By Ingrid S. Goldstein
We live in a networked society. The Internet, digitization, and globalization have turned our world into a complex system, a tangled web of relationships. Web 2.0 is already being replaced by Web 3.0, the Social Semantic Web. The Web of documents is turning into the Web of data. We live drowning in information, and need the right information at the right time available on the medium currently within reach.
But the established workflows in the publishing industry are no longer compatible with today’s realities. New ways of thinking and new approaches must be established in order to accomplish the required change to meet new consumer demands for a constant flow of connected information. A new paradigm is emerging; in its center is the content and not its printed form, the book. It opens up an opportunity that has not been there for several centuries, an opportunity to organize familiar work processes in completely different ways, to address new tasks, to discover a whole new world with all its potential.
Another new paradigm has emerged at a rapid pace: companies outside the publishing industry, such as Apple and Amazon, are increasingly the ones that define the technical standards on how information is to be published. Publishers are finding themselves in a defensive position when it comes to the means of production. They deliver the content, which has always been the core of their activities. How it will reach the customer — in which technical forms, through which distribution channels, based on which business models — are decisions upon which they have little influence.
E-books are currently the big hype in publishing. Nevertheless e-books are not the actual crucial point. Perhaps they are so popular because in concept, name, and production workflow they most resemble the printed book. The e-book is both alien and familiar at the same time, and can easily be connected to the publishing business. Things look very different, but when it comes to smartphone apps or mash-ups, everything familiar quickly disappears. While the e-book is an excellent entry into the digital world, it should not blind publishers so they miss the larger point. It is definitely not about focusing on specific formats, as their persistence (or rather brevity) in the market is impossible to predict. They may be called e-books or printed books, online publications or iPhone apps. A publisher should be able to serve all of these formats, without focusing exclusively on one.
But how can this be done?
XML, Semantics and RDF
Particular attention must be paid to the quality of the content and its editing. XML, semantics and RDF emerge as main priorities.
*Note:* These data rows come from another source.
# ishine/dmel_codec

Hardware: AMD Instinct MI355X
Metric: audio-sec/sec (encode+decode RTF) @24 kHz batch 32 (higher is better)
Workload: dtype f32; 1 GPU; cfg2: encode+decode, 24000 Hz, 80 mel, 8 FSQ groups [7, 5, 5], WaveNet 20+20 layers, BigVGAN-base, batch 32 x 1 s per GPU; lanes=3, vocoder_streams=1

## Files before the change

### dmel_codec_amd/_lib.py

```python
from __future__ import annotations

import ctypes as C
import os
from typing import Optional, Sequence

import torch

_HERE = os.path.dirname(os.path.abspath(__file__))
LIB_PATH = os.environ.get("DMEL_LIB") or os.path.join(_HERE, "libdmel_hip.so")
_lib: Optional[C.CDLL] = None

i64p = C.POINTER(C.c_int64)
i32p = C.POINTER(C.c_int32)
f32p = C.POINTER(C.c_float)
vp = C.c_void_p
GRAD_READY_FN = C.CFUNCTYPE(None, vp, C.c_int64, C.c_int64)


class BigVGANConfig(C.Structure):
    _fields_ = [
        ("num_mels", C.c_int),
        ("upsample_initial_channel", C.c_int),
        ("num_upsamples", C.c_int),
        ("upsample_rates", C.c_int * 8),
# ... 10 lines not shown


PROTOTYPES = {
    "dmel_last_error": (C.c_char_p, []),
    "dmel_abi_version": (C.c_int, []),
    "dmel_stft_plan_create": (C.c_int, [C.POINTER(vp), C.c_int, C.c_int, C.c_int, C.c_int, C.c_int, C.c_double, C.c_double, vp]),
    "dmel_stft_plan_destroy": (None, [vp]),
    "dmel_mel_basis_host": (C.c_int, [C.c_int, C.c_int, C.c_int, C.c_double, C.c_double, vp]),
    "dmel_stft_plan_mel_basis": (C.c_int, [vp, vp]),
    "dmel_stft_num_frames": (C.c_int64, [vp, C.c_int64]),
    "dmel_stft_logmel_f32": (C.c_int, [vp, vp, C.c_int64, vp, vp, C.c_int, C.c_int64, vp]),
    "dmel_resample_f32": (C.c_int, [vp, vp, vp, C.c_int, C.c_int64, C.c_int64, C.c_int, C.c_int, C.c_int, vp]),
    "dmel_resample_window_f32": (C.c_int, [vp, C.c_int64, C.c_int64, C.c_int64, vp, vp, C.c_int, C.c_int64, C.c_int64, C.c_int64, C.c_int, C.c_int,
                                           C.c_int, vp]),
    "dmel_resample_window_items_f32": (C.c_int, [vp, C.c_int64, C.c_int64, i64p, i64p, vp, C.c_int64, i64p, vp, C.c_int64, i64p, C.c_int, i64p,
                                                 C.c_int, i64p, i64p, i64p, vp, vp]),
    "dmel_pcm_convert_items": (C.c_int, [C.POINTER(vp), i32p, C.POINTER(vp), i32p, i64p, C.c_int, vp, vp]),
    "dmel_pcm_convert_items_ch": (C.c_int, [C.POINTER(vp), i32p, i32p, i32p, C.POINTER(vp), i32p, i32p, i64p, C.c_int, vp, vp]),
    "dmel_stft_f32": (C.c_int, [vp, vp, C.c_int64, vp, vp, vp, C.c_int, C.c_int64, vp]),
    "dmel_stft_window_f32": (C.c_int, [vp, vp, C.c_int64, C.c_int64, C.c_int64, vp, vp, vp, C.c_int, C.c_int64, C.c_int64, C.c_int64, vp]),
    "dmel_stft_window_items_f32": (C.c_int, [vp, vp, C.c_int64, C.c_int64, i64p, i64p, vp, vp, vp, C.c_int, i64p, i64p, i64p, vp, vp]),
    "dmel_aa_snake_f32": (C.c_int, [vp, vp, vp, vp, vp, vp, C.c_int, C.c_int, C.c_int, C.c_int64, vp]),
    "dmel_aa_snake_items_f32": (C.c_int, [vp, vp, vp, vp, vp, vp, C.c_int, C.c_int, C.c_int, C.c_int64, vp, vp]),
    "dmel_aa_snake_backward_f32": (C.c_int, [vp, vp, vp, vp, vp, vp, vp, vp, vp, C.c_int, C.c_int, C.c_int, C.c_int64, vp]),
    "dmel_discriminator_create": (C.c_int, [C.POINTER(vp)]),
    "dmel_discriminator_destroy": (None, [vp]),
    "dmel_discriminator_set_tensor": (C.c_int, [vp, C.c_char_p, vp, C.POINTER(C.c_int64), C.c_int]),
    "dmel_discriminator_finalize": (C.c_int, [vp]),
    "dmel_discriminator_out_frames": (C.c_int64, [vp, C.c_int64]),
    "dmel_discriminator_workspace_bytes": (C.c_size_t, [vp, C.c_int, C.c_int, C.c_int64]),
    "dmel_discriminator_forward": (C.c_int, [vp, vp, vp, C.c_int, C.c_int, C.c_int64, vp, C.c_size_t, vp]),
    "dmel_discriminator_enable_training": (C.c_int, [vp, C.c_int]),
    "dmel_discriminator_set_train_precision": (C.c_int, [vp, C.c_int]),
    "dmel_discriminator_refresh": (C.c_int, [vp, C.c_int, C.POINTER(C.c_char_p), C.POINTER(vp), vp]),
    "dmel_discriminator_train_workspace_bytes": (C.c_size_t, [vp, C.c_int, C.c_int, C.c_int64]),
    "dmel_discriminator_grad_floats": (C.c_int64, [vp]),
    "dmel_discriminator_grad_slot": (C.c_int, [vp, C.c_char_p, C.POINTER(C.c_int64), C.POINTER(C.c_int64)]),
    "dmel_discriminator_forward_train": (C.c_int, [vp, vp, vp, C.c_int, C.c_int, C.c_int64, vp, C.c_size_t, vp]),
    "dmel_discriminator_backward": (C.c_int, [vp, vp, vp, vp, C.c_int, C.c_int, C.c_int64, vp, C.c_size_t, vp]),
    "dmel_convnext_create": (C.c_int, [C.POINTER(vp), C.c_int]),
    "dmel_convnext_destroy": (None, [vp]),
    "dmel_convnext_set_tensor": (C.c_int, [vp, C.c_char_p, vp, C.POINTER(C.c_int64), C.c_int]),
    "dmel_convnext_enable_training": (C.c_int, [vp, C.c_int]),
    "dmel_convnext_set_train_precision": (C.c_int, [vp, C.c_int]),
    "dmel_convnext_finalize": (C.c_int, [vp]),
    "dmel_convnext_workspace_bytes": (C.c_size_t, [vp, C.c_int, C.c_int64]),
# ... 178 lines not shown
```

### dmel_codec_amd/csrc/aa_snake.hip

```cpp
#include "ops.h"
#include "snake_dev.h"

namespace dmel {

constexpr int kSnakeTile = 1024;
constexpr int kSnakeFwdTile = 1008;

typedef float f32x4 __attribute__((ext_vector_type(4)));

template <bool VEC>
__device__ __forceinline__ void aa_snake_row(const float* __restrict__ xr, float* __restrict__ yr, const float* __restrict__ alpha,
                                             const float* __restrict__ beta, const Taps12& tu, const Taps12& td, int logscale, int c, int T,
                                             int first, int nsub, float* xs, float* ve, float* vo) {
  float a = alpha[c], bt = beta ? beta[c] : a;
  if (logscale) {
    bt = beta ? expf(bt) : expf(a);
    a = expf(a);
  }
  const float inv_b = 1.0f / (bt + 1e-9f);
  const int tid = threadIdx.x;
  auto fetch = [&](int t0) {
    const int s = t0 - 8 + 4 * tid;
    if (VEC && s >= 0 && s + 4 <= T) return *reinterpret_cast<const f32x4*>(xr + s);
    f32x4 v;
    v.x = xr[min(max(s, 0), T - 1)];
    v.y = xr[min(max(s + 1, 0), T - 1)];
    v.z = xr[min(max(s + 2, 0), T - 1)];
    v.w = xr[min(max(s + 3, 0), T - 1)];
    return v;
  };
  float aa[8], bb[8];
#pragma unroll
  for (int i = 0; i < 8; ++i) { aa[i] = a; bb[i] = inv_b; }
  f32x4 pre = {0.f, 0.f, 0.f, 0.f};
  if (first < T) pre = fetch(first);
  for (int sub = 0; sub < nsub; ++sub) {
    const int t0 = first + sub * kSnakeFwdTile;
    if (t0 >= T) break;
    const int len = min(kSnakeFwdTile, T - t0);
    if (sub) __syncthreads();
    *reinterpret_cast<f32x4*>(xs + 4 * tid) = pre;
    if (sub + 1 < nsub && t0 + kSnakeFwdTile < T) pre = fetch(t0 + kSnakeFwdTile);
    __syncthreads();
    if (4 * tid < len + 6) {
      float w[12];
      lds_read3_b128(xs + 4 * tid, w);
      float u[8];
#pragma unroll
      for (int i = 0; i < 4; ++i) {
        float ue = 0.f, uo = 0.f;
#pragma unroll
        for (int j = 0; j < 6; ++j) {
          ue = fmaf(tu.f[2 * j + 1], w[i + 7 - j], ue);
          uo = fmaf(tu.f[2 * j], w[i + 8 - j], uo);
        }
        u[2 * i] = ue;
        u[2 * i + 1] = uo;
      }
      snake_n(u, aa, bb);
      *reinterpret_cast<f32x4*>(ve + 4 * tid) = f32x4{u[0], u[2], u[4], u[6]};
      *reinterpret_cast<f32x4*>(vo + 4 * tid) = f32x4{u[1], u[3], u[5], u[7]};
    }
    __syncthreads();
    const int pe = T - t0 + 3;
    if (t0 == 0 || pe < len + 6) {
      if (tid < 3) {
        if (t0 == 0) ve[tid] = vo[tid] = ve[3];
        if (pe + tid < len + 6) ve[pe + tid] = vo[pe + tid] = vo[pe - 1];
      }
      __syncthreads();
    }
    if (4 * tid < len) {
      float e[12], o[12];
      lds_read3_b128(ve + 4 * tid, e);
      lds_read3_b128(vo + 4 * tid, o);
      f32x4 out;
#pragma unroll
      for (int i = 0; i < 4; ++i) {
        float acc = td.f[0] * o[i];
#pragma unroll
        for (int k = 1; k < 6; ++k) {
          acc = fmaf(td.f[2 * k - 1], e[i + k], acc);
          acc = fmaf(td.f[2 * k], o[i + k], acc);
        }
        out[i] = fmaf(td.f[11], e[i + 6], acc);
      }
      float* yp = yr + t0 + 4 * tid;
      if (VEC) {
        *reinterpret_cast<f32x4*>(yp) = out;
      } else {
#pragma unroll
        for (int i = 0; i < 4; ++i)
          if (4 * tid + i < len) yp[i] = out[i];
      }
    }
  }
}

template <bool VEC>
__global__ __launch_bounds__(256) void aa_snake_kernel(const float* __restrict__ x, float* __restrict__ y,
                                                          const float* __restrict__ alpha, const float* __restrict__ beta,
                                                          Taps12 tu, Taps12 td, int logscale, int C, int T, int nsub) {
  __shared__ __attribute__((aligned(16))) float xs[kSnakeFwdTile + 16];
  __shared__ __attribute__((aligned(16))) float ve[kSnakeFwdTile + 16];
  __shared__ __attribute__((aligned(16))) float vo[kSnakeFwdTile + 16];
  const int c = blockIdx.y, b = blockIdx.z;
  const int64_t row = ((int64_t)b * C + c) * T;
  aa_snake_row<VEC>(x + row, y + row, alpha, beta, tu, td, logscale, c, T, blockIdx.x * nsub * kSnakeFwdTile, nsub, xs, ve, vo);
}
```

Over the past decades, XML, the eXtensible Markup Language, has become an established and indispensable part of the publishing world. The basic idea of XML is to describe content in a media neutral form, independently of software and hardware platforms, to allow for flexible and automatized processing procedures. Not all XML structures are the same. Depending on how the XML structure is defined different goals can be achieved. The following examples illustrate this:
While the first example simply marks the beginning and end of a paragraph, the second example tags additionally typographic statements such as bold, which can then be implemented in the output medium. The third example combines XML with semantics in a semantic markup, which renders transparent the meaning of the content, rather that its design. The word Berlin is clearly identified as city and the word Germany as state. This semantic or meaning oriented markup is completely independent of the output medium. It can be automatically converted to various typographic realizations for various output formats, or can be used to create an on-the-fly search index, to name a few possibilities.
RDF, the Resource Description Framework, can be expressed in XML. It was originally developed as a data model for describing metadata in the World Wide Web, and is now used, among other things, as a language for knowledge representation. RDF puts the data in the context of their meaning by storing complete statements: “Berlin is in Germany.” Such a statement consists of three parts, the subject (Berlin), the object (Germany) and the predicate (is in), which connects the two. Together with other statements, a knowledge network is created that allows accessing the data in various ways.
This triad of XML (media-neutral notation), semantics (meaning of the data), and RDF (context of the data and metadata) is the best way for a publisher to be prepared for future requirements. Such a tagging strategy leads to increased transparency, and hence to a growing potential to respond quickly and inexpensively to changing market and user requirements. Such data is referred to as agile content. Any content may require further editing or improvement in the course of its lifetime.
Content published today that is not prepared as agile content is prone to substantial additional expenses to produce various output formats.
Depending on the type of content, different strategies apply. Change is not instant but rather a process that needs time but can be accelerated. Any publisher who is not already on this path should take the first steps today.
Ingrid S. Goldstein (igoldstein[at]know-arch[dot]com) has over 20 years experience working in publishing and focusing on publishing strategies based on semantics and XML. She founded the London/Heidelberg-based consulting firm Knowledge Architectures last year.